很快,一个穿着粗布衣裳的汉子快步走进来,对着孟怀安恭敬地俯身拱手:“小人饶阳县尉,特来归顺将军。”
“哦?既是归顺,为何只你一人前来?”孟怀安颇有兴致地问道。
那县尉脸上挤出几分苦笑:“将军明鉴,若当众说要降,城里怕是要生乱,小人未必能活着走到您跟前。此事眼下只有县令、主簿和小人知晓。县衙上下,大半是本地豪强的耳目,小人……实在无奈啊。”他一边说,一边偷偷抬眼打量孟怀安,目光扫过旁边时,猛地撞见一个膀大腰圆、衣袖短了一截、露出黝黑胳膊的汉子正盯着自己,吓得他赶紧低下头。
“念你有这份归顺的心,也算难得。李敦!”孟怀安开口。
“属下在!”
“点五千人马,随他去接管饶阳县。”
“诺!”李敦声若洪钟。
县尉一听,却是心头一跳,眼中满是疑惑地看向孟怀安。
孟怀安抬眼正好瞧见他这神色,便知他所想,说道:“放心。待我的人把城里那些碍事的士族清理干净,换上我的人之后,县令县尉的位子,还是你们的。”

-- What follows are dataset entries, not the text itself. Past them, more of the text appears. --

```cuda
__global__ void __launch_bounds__(128) rpe_pv_kernel(const __grid_constant__ CUtensorMap tp4, const __grid_constant__ CUtensorMap trv,
                                                     const __grid_constant__ CUtensorMap to, const TtParams p) {
  extern __shared__ uint8_t smem_raw[];
  uint8_t* smem = reinterpret_cast<uint8_t*>((reinterpret_cast<uintptr_t>(smem_raw) + 1023) & ~uintptr_t(1023));
  __shared__ __align__(8) uint64_t bar_load, bar_d;
  __shared__ uint32_t tmem_slot;
  const int tid = threadIdx.x, warp = tid >> 5;
  const int px0 = blockIdx.x * 128, t = blockIdx.y, bh = blockIdx.z;
  const int b = bh / p.heads, h = bh - b * p.heads;
  const int F = p.F, Tn = p.Tn;
  const int rtile = Tn * 128;
  uint8_t* p_s = smem;
  uint8_t* rv_s = p_s + 16384;
  __nv_bfloat16* o_s = reinterpret_cast<__nv_bfloat16*>(rv_s + p.cf * rtile);
  if (tid == 0) {
    asm volatile("prefetch.tensormap [%0];" ::"l"(&tp4) : "memory");
    asm volatile("prefetch.tensormap [%0];" ::"l"(&trv) : "memory");
    asm volatile("prefetch.tensormap [%0];" ::"l"(&to) : "memory");
    mbar_init(&bar_load, 1);
    mbar_init(&bar_d, 1);
    asm volatile("fence.mbarrier_init.release.cluster;" ::: "memory");
  }
  if (warp == 1) {
    asm volatile("tcgen05.alloc.cta_group::1.sync.aligned.shared::cta.b32 [%0], %1;" ::"r"(smem_u32(&tmem_slot)), "r"(p.tmem_cols));
    asm volatile("tcgen05.relinquish_alloc_permit.cta_group::1.sync.aligned;");
  }
  tcgen05_fence_before();
  __syncthreads();
  tcgen05_fence_after();
  const uint32_t tmem = tmem_slot;
  pdl_wait();
  if (tid == 0) {
    mbar_expect_tx(&bar_load, (uint32_t)(p.rows * 128 + p.cf * rtile + p.rows * F * 2));
    tma_load_4d(p_s, &tp4, &bar_load, 0, t, px0, bh);
    tma_load_3d(o_s, &to, &bar_load, h * F, px0, b * p.T + t);
    for (int c = 0; c < p.cf; ++c) tma_load_3d(rv_s + c * rtile, &trv, &bar_load, h * F + c * 64, 0, b * p.T + t);
    mbar_wait(&bar_load, 0);
    tcgen05_fence_after();
    for (int c = 0; c < p.cf; ++c) {
      const int nf = min(64, F - c * 64);
      const uint32_t idesc = make_idesc(nf, 1);
      for (int ks = 0; ks < Tn / 16; ++ks)
        umma_bf16(tmem + c * 64, make_smem_desc(smem_u32(p_s)) + 2 * ks, tt_desc_mn(smem_u32(rv_s + c * rtile + ks * 2048)), idesc, ks != 0);
    }
    umma_commit(&bar_d);
  }
  __syncwarp();
  mbar_wait(&bar_d, 0);
  tcgen05_fence_after();
  const uint32_t trow = tmem + ((uint32_t)(warp * 32) << 16);
  const int px = px0 + tid;
  const bool ok = tid < p.rows && px < p.HW;
  const __nv_bfloat16* osrc = o_s + (size_t)(ok ? tid : 0) * F;
  uint8_t* stage = p_s + warp * 2560;
  const int lane = tid & 31;
  for (int f = 0; f < F; f += 32) {
    uint32_t v[32];
    const bool two = f + 16 < F;
    {
      uint32_t a[16];
      tmem_ld_32x32b_x16(trow + f, a);
#pragma unroll
      for (int j = 0; j < 16; ++j) v[j] = a[j];
      if (two) {
        tmem_ld_32x32b_x16(trow + f + 16, a);
#pragma unroll
        for (int j = 0; j < 16; ++j) v[16 + j] = a[j];
      } else {
#pragma unroll
        for (int j = 0; j < 16; ++j) v[16 + j] = 0u;
      }
    }
    uint4 w[4];
#pragma unroll
    for (int k = 0; k < 4; ++k) {
      uint4 o = make_uint4(0u, 0u, 0u, 0u);
      if (ok && (k < 2 || two)) o = *reinterpret_cast<const uint4*>(osrc + f + 8 * k);
      const uint32_t ow[4] = {o.x, o.y, o.z, o.w};
      uint32_t r[4];
#pragma unroll
      for (int q = 0; q < 4; ++q)
        r[q] = tt_pack(__uint_as_float(ow[q] << 16) + __uint_as_float(v[8 * k + 2 * q]),
                       __uint_as_float(ow[q] & 0xffff0000u) + __uint_as_float(v[8 * k + 2 * q + 1]));
      w[k] = make_uint4(r[0], r[1], r[2], r[3]);
    }
    warp_store_rows64(stage, lane, w, [&](int rr) -> uint8_t* {
      const int r = warp * 32 + rr;
      if (r >= p.rows || px0 + r >= p.HW) return nullptr;
      return reinterpret_cast<uint8_t*>(p.out + ((size_t)(b * p.T + t) * p.HW + px0 + r) * p.C + h * F + f);
    }, two ? 4 : 2);
  }
  tcgen05_fence_before();
  __syncthreads();
  if (warp == 1) {
    tcgen05_fence_after();
    asm volatile("tcgen05.dealloc.cta_group::1.sync.aligned.b32 %0, %1;" ::"r"(tmem), "r"(p.tmem_cols));
  }
}

static int tt_pow2(int v, int lo) {
  int r = lo;
  while (r < v) r <<= 1;
  return r;
}
static inline int tt_round_up(int v, int m) { return (v + m - 1) / m * m; }
int tt_row_stride(int T) {
  int t16 = tt_round_up(T, 8);
  if (((t16 / 8) & 1) == 0) t16 += 8;
  int t8 = tt_round_up(T, 4);
  if (((t8 / 4) & 1) == 0) t8 += 4;
  return t16 <= t8 ? t16 : t8;
}

static bool tt_shape_ok(const fdm_attn_temporal_args* a) {
  if (a->qkv_dtype != FDM_BF16 || a->out_dtype != FDM_BF16) return false;
  if (a->heads <= 0 || a->C % a->heads) return false;
  const int F = a->C / a->heads;
  if (F % 16 || F > 128 || a->C % 8) return false;
  if (a->T < 1 || a->T > 64) return false;
  const int TP = a->T <= 8 ? 8 : (a->T <= 16 ? 16 : (a->T <= 32 ? 32 : 64));
  if (a->HW % (128 / TP)) return false;
  return true;
}

size_t attn_temporal_tc_workspace(const fdm_attn_temporal_args* a) {
  if (!tt_shape_ok(a)) return 0;
  const size_t rows = (size_t)a->B * a->heads * a->HW * a->T;
  const size_t TS = tt_row_stride(a->T);
  return 2 * rows * TS * sizeof(__nv_bfloat16) + rows * 64 * sizeof(__nv_bfloat16);
}

template <typename Kern>
static int tt_set_smem(Kern k, int bytes) {
  cudaError_t e = cudaFuncSetAttribute(k, cudaFuncAttributeMaxDynamicSharedMemorySize, bytes);
  if (e != cudaSuccess) {
    set_last_error(e);
    return FDM_ERR_CUDA;
  }
  return FDM_OK;
}

static bool tt_encode(CUtensorMap* m, const void* ptr, int rank, const cuuint64_t* dims, const cuuint64_t* strides, const cuuint32_t* box) {
  EncodeTiledFn enc = get_tensormap_encoder();
  if (!enc) return false;
  cuuint32_t estr[4] = {1, 1, 1, 1};
  return enc(m, CU_TENSOR_MAP_DATA_TYPE_BFLOAT16, rank, const_cast<void*>(ptr), dims, strides, box, estr, CU_TENSOR_MAP_INTERLEAVE_NONE,
             CU_TENSOR_MAP_SWIZZLE_128B, CU_TENSOR_MAP_L2_PROMOTION_L2_128B, CU_TENSOR_MAP_FLOAT_OOB_FILL_NONE) == CUDA_SUCCESS;
}

int attn_temporal_tc_launch(const fdm_attn_temporal_args* a, cudaStream_t st) {
  if (!tt_shape_ok(a) || !a->Rq_op || !a->Rk_op || !a->Rv_op || !a->workspace) return FDM_ERR_UNSUPPORTED;
  const size_t need = attn_temporal_tc_workspace(a);
  FDM_REQUIRE((size_t)a->workspace_bytes >= need, FDM_ERR_BAD_ARG);
  const int B = a->B, T = a->T, HW = a->HW, C = a->C, heads = a->heads, F = C / heads;
  TtParams p;
  p.mask = a->mask;
  p.B = B; p.T = T; p.HW = HW; p.C = C; p.F = F; p.heads = heads;
  p.TS = tt_row_stride(T);
  p.Tn = tt_round_up(T, 16);
  p.cf = (F + 63) / 64;
  p.rows = HW < 128 ? HW : 128;
  p.scale_log2e = 1.4426950408889634f / sqrtf((float)F);
  const size_t rows = (size_t)B * heads * HW * T;
  p.b2 = reinterpret_cast<__nv_bfloat16*>(a->workspace);
  p.b3 = p.b2 + rows * p.TS;
  p.P = reinterpret_cast<__nv_bfloat16*>(p.b3 + rows * p.TS);
  p.out = reinterpret_cast<__nv_bfloat16*>(a->out);
  p.attn_mean = a->attn_mean;
  const int TP = T <= 8 ? 8 : (T <= 16 ? 16 : (T <= 32 ? 32 : 64));
  const int PL = 128 / TP;

  CUtensorMap tq3, tq4, trq, trk, trv, tp4;
  {
    cuuint64_t dims[3] = {(cuuint64_t)3 * C, (cuuint64_t)HW, (cuuint64_t)B * T};
    cuuint64_t strides[2] = {(cuuint64_t)3 * C * 2, (cuuint64_t)HW * 3 * C * 2};
    cuuint32_t box[3] = {64, (cuuint32_t)p.rows, 1};
    FDM_REQUIRE(tt_encode(&tq3, a->qkv, 3, dims, strides, box), FDM_ERR_UNSUPPORTED);
  }
  {
    cuuint64_t dims[4] = {(cuuint64_t)3 * C, (cuuint64_t)T, (cuuint64_t)HW, (cuuint64_t)B};
    cuuint64_t strides[3] = {(cuuint64_t)HW * 3 * C * 2, (cuuint64_t)3 * C * 2, (cuuint64_t)T * HW * 3 * C * 2};
    cuuint32_t box[4] = {64, (cuuint32_t)TP, (cuuint32_t)PL, 1};
    FDM_REQUIRE(tt_encode(&tq4, a->qkv, 4, dims, strides, box), FDM_ERR_UNSUPPORTED);
  }
  {
    cuuint64_t dims[3] = {(cuuint64_t)C, (cuuint64_t)T, (cuuint64_t)B * T};
    cuuint64_t strides[2] = {(cuuint64_t)C * 2, (cuuint64_t)T * C * 2};
    cuuint32_t box[3] = {64, (cuuint32_t)p.Tn, 1};
    FDM_REQUIRE(tt_encode(&trq, a->Rq_op, 3, dims, strides, box) && tt_encode(&trk, a->Rk_op, 3, dims, strides, box) &&
                    tt_encode(&trv, a->Rv_op, 3, dims, strides, box), FDM_ERR_UNSUPPORTED);
  }
  {
    cuuint64_t dims[4] = {64, (cuuint64_t)T, (cuuint64_t)HW, (cuuint64_t)B * heads};
    cuuint64_t strides[3] = {128, (cuuint64_t)T * 128, (cuuint64_t)HW * T * 128};
    cuuint32_t box[4] = {64, 1, (cuuint32_t)p.rows, 1};
    FDM_REQUIRE(tt_encode(&tp4, p.P, 4, dims, strides, box), FDM_ERR_UNSUPPORTED);
  }
  CUtensorMap to;
  {
    EncodeTiledFn enc = get_tensormap_encoder();
    cuuint64_t dims[3] = {(cuuint64_t)C, (cuuint64_t)HW, (cuuint64_t)B * T};
    cuuint64_t strides[2] = {(cuuint64_t)C * 2, (cuuint64_t)HW * C * 2};
    cuuint32_t box[3] = {(cuuint32_t)F, (cuuint32_t)p.rows, 1};
    cuuint32_t estr[3] = {1, 1, 1};
    FDM_REQUIRE(enc != nullptr && enc(&to, CU_TENSOR_MAP_DATA_TYPE_BFLOAT16, 3, a->out, dims, strides, box, estr, CU_TENSOR_MAP_INTERLEAVE_NONE,
                                      CU_TENSOR_MAP_SWIZZLE_NONE, CU_TENSOR_MAP_L2_PROMOTION_L2_128B,
                                      CU_TENSOR_MAP_FLOAT_OOB_FILL_NONE) == CUDA_SUCCESS, FDM_ERR_UNSUPPORTED);
  }
  const int smem1 = p.cf * (2 * 16384 + 2 * p.Tn * 128) + 1024;
  const int smem2 = p.cf * 3 * 16384 + 2 * PL * T * p.TS * (int)sizeof(__nv_bfloat16) + 1024;
  const int smem3 = 16384 + p.cf * p.Tn * 128 + p.rows * F * 2 + 1024;
  static std::once_flag once;
  static int attr_rc = FDM_OK;
  std::call_once(once, [] {
    int rc = tt_set_smem(rpe_bias_kernel, 100 * 1024);
    if (rc == FDM_OK) rc = tt_set_smem(attn_rows_kernel<8>, 200 * 1024);
    if (rc == FDM_OK) rc = tt_set_smem(attn_rows_kernel<16>, 200 * 1024);
    if (rc == FDM_OK) rc = tt_set_smem(attn_rows_kernel<32>, 200 * 1024);
    if (rc == FDM_OK) rc = tt_set_smem(attn_rows_kernel<64>, 200 * 1024);
    if (rc == FDM_OK) rc = tt_set_smem(rpe_pv_kernel, 100 * 1024);
    attr_rc = rc;
  });
  if (attr_rc != FDM_OK) return attr_rc;
  FDM_REQUIRE(smem1 <= 100 * 1024 && smem2 <= 200 * 1024 && smem3 <= 100 * 1024, FDM_ERR_UNSUPPORTED);

  TtParams p1 = p;
  p1.tmem_cols = tt_pow2(2 * p.Tn, 32);
  dim3 gridA((HW + 127) / 128, T, B * heads);
  fdm::launch(rpe_bias_kernel, gridA, dim3(128), smem1, st, tq3, trk, trq, p1);
  int rc = check_launch();
  if (rc != FDM_OK) return rc;
  dim3 gridB(HW / PL, heads, B);
  switch (TP) {
    case 8: fdm::launch(attn_rows_kernel<8>, gridB, dim3(128), smem2, st, tq4, p); break;
    case 16: fdm::launch(attn_rows_kernel<16>, gridB, dim3(128), smem2, st, tq4, p); break;
    case 32: fdm::launch(attn_rows_kernel<32>, gridB, dim3(128), smem2, st, tq4, p); break;
    default: fdm::launch(attn_rows_kernel<64>, gridB, dim3(128), smem2, st, tq4, p); break;
  }
  rc = check_launch();
  if (rc != FDM_OK) return rc;
  TtParams p3 = p;
  p3.tmem_cols = tt_pow2(F, 32);
  fdm::launch(rpe_pv_kernel, gridA, dim3(128), smem3, st, tp4, trv, to, p3);
  return check_launch();
}

}
```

县尉闻言,心里一块石头落地,连连道谢。但他疑惑的并非此事,又上前一步,小心翼翼地问:“将军,这……五千人马,怕是……怕不够用吧?”饶阳县紧邻中山国,若孟怀安占了那里,惹来中山国大军,五千人如何抵挡?
“你这鸟人!够不够是你说了算,还是我家主公说了算?!”旁边的李敦见他这般不识趣,顿时火起,冲着他大声呵斥。
县尉被这炸雷般的声音吓得一哆嗦,慌忙转身对李敦作揖赔罪:“将军息怒!是……是小人糊涂了!够,够的,一定够!”
孟怀安见他不言语了,挥了挥手。县尉赶紧告退,跟着李敦去点兵,准备开赴饶阳。
走出县衙,来到街上,饶阳县尉看着眼前人来人往的景象,只见人人面色红润,精气神十足,与饶阳城里百姓那副灰头土脸的模样截然不同。
忽然,一股浓郁的肉香钻进鼻子。他抬眼望去,只见县衙旁边有座屋子,模样甚是古怪。他伸长脖子张望,正巧看见有人从里面走出来,边走还边咂摸着嘴,显然是刚吃饱喝足。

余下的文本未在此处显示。